◆ **WORK TO BE COMPLETED**
The required lines are those that contain "cchunks"; pull them out of the data and copy them.

◆ **DATA PROVIDED**
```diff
@@ -187,12 +259,18 @@
 template <int NK, int K, int S>
 static int mbx_launch(MbxArgs& a, hipStream_t st) {
   using Cf = MbxCfg<K, S>;
-  a.tiles_h = cdiv(a.OH, Cf::TH); a.tiles_w = cdiv(a.OW, Cf::TW); a.cchunks = a.C / MBX_CC;
+  a.tiles_h = Cf::tiles_h(a.OH); a.tiles_w = Cf::tiles_w(a.OW); a.cchunks = a.C / MBX_CC;
   const long long nb = (long long)a.B * a.tiles_h * a.tiles_w * a.cchunks;
   if (nb > 0x7fffffffLL) return MMD_EINVAL;
-  constexpr int IH = (Cf::TH - 1) * S + K, IW = (Cf::TW - 1) * S + K;
-  constexpr size_t lds = (size_t)((IH * IW + 15) / 16 * 16 * MBX_LD + K * K * MBX_CC + (4 + MBX_NW) * MBX_CC + MBX_CC * (4 * NK + 4)) * sizeof(float);
-  static_assert(lds <= 64 * 1024, "tile does not fit the default dynamic LDS limit");
+  constexpr size_t lds = Cf::lds(NK);
+  static_assert(2 * lds <= 160 * 1024, "two blocks must fit a CU's LDS: one block's barrier waits run beside the other's work");
+  if (lds > 64 * 1024) {
+    static bool attr = false;
+    if (!attr) {
+      if (hipFuncSetAttribute((const void*)mbx_kernel<NK, K, S>, hipFuncAttributeMaxDynamicSharedMemorySize, (int)lds) != hipSuccess) return MMD_ELAUNCH;
+      attr = true;
+    }
+  }
   hipLaunchKernelGGL((mbx_kernel<NK, K, S>), dim3((unsigned)nb), dim3(MBX_NW * 64), lds, st, a);
   return mmd_check_launch();
 }
```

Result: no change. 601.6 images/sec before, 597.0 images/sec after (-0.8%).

◆ **TASK RESPONSE**
-  a.tiles_h = cdiv(a.OH, Cf::TH); a.tiles_w = cdiv(a.OW, Cf::TW); a.cchunks = a.C / MBX_CC;
+  a.tiles_h = Cf::tiles_h(a.OH); a.tiles_w = Cf::tiles_w(a.OW); a.cchunks = a.C / MBX_CC;
   const long long nb = (long long)a.B * a.tiles_h * a.tiles_w * a.cchunks;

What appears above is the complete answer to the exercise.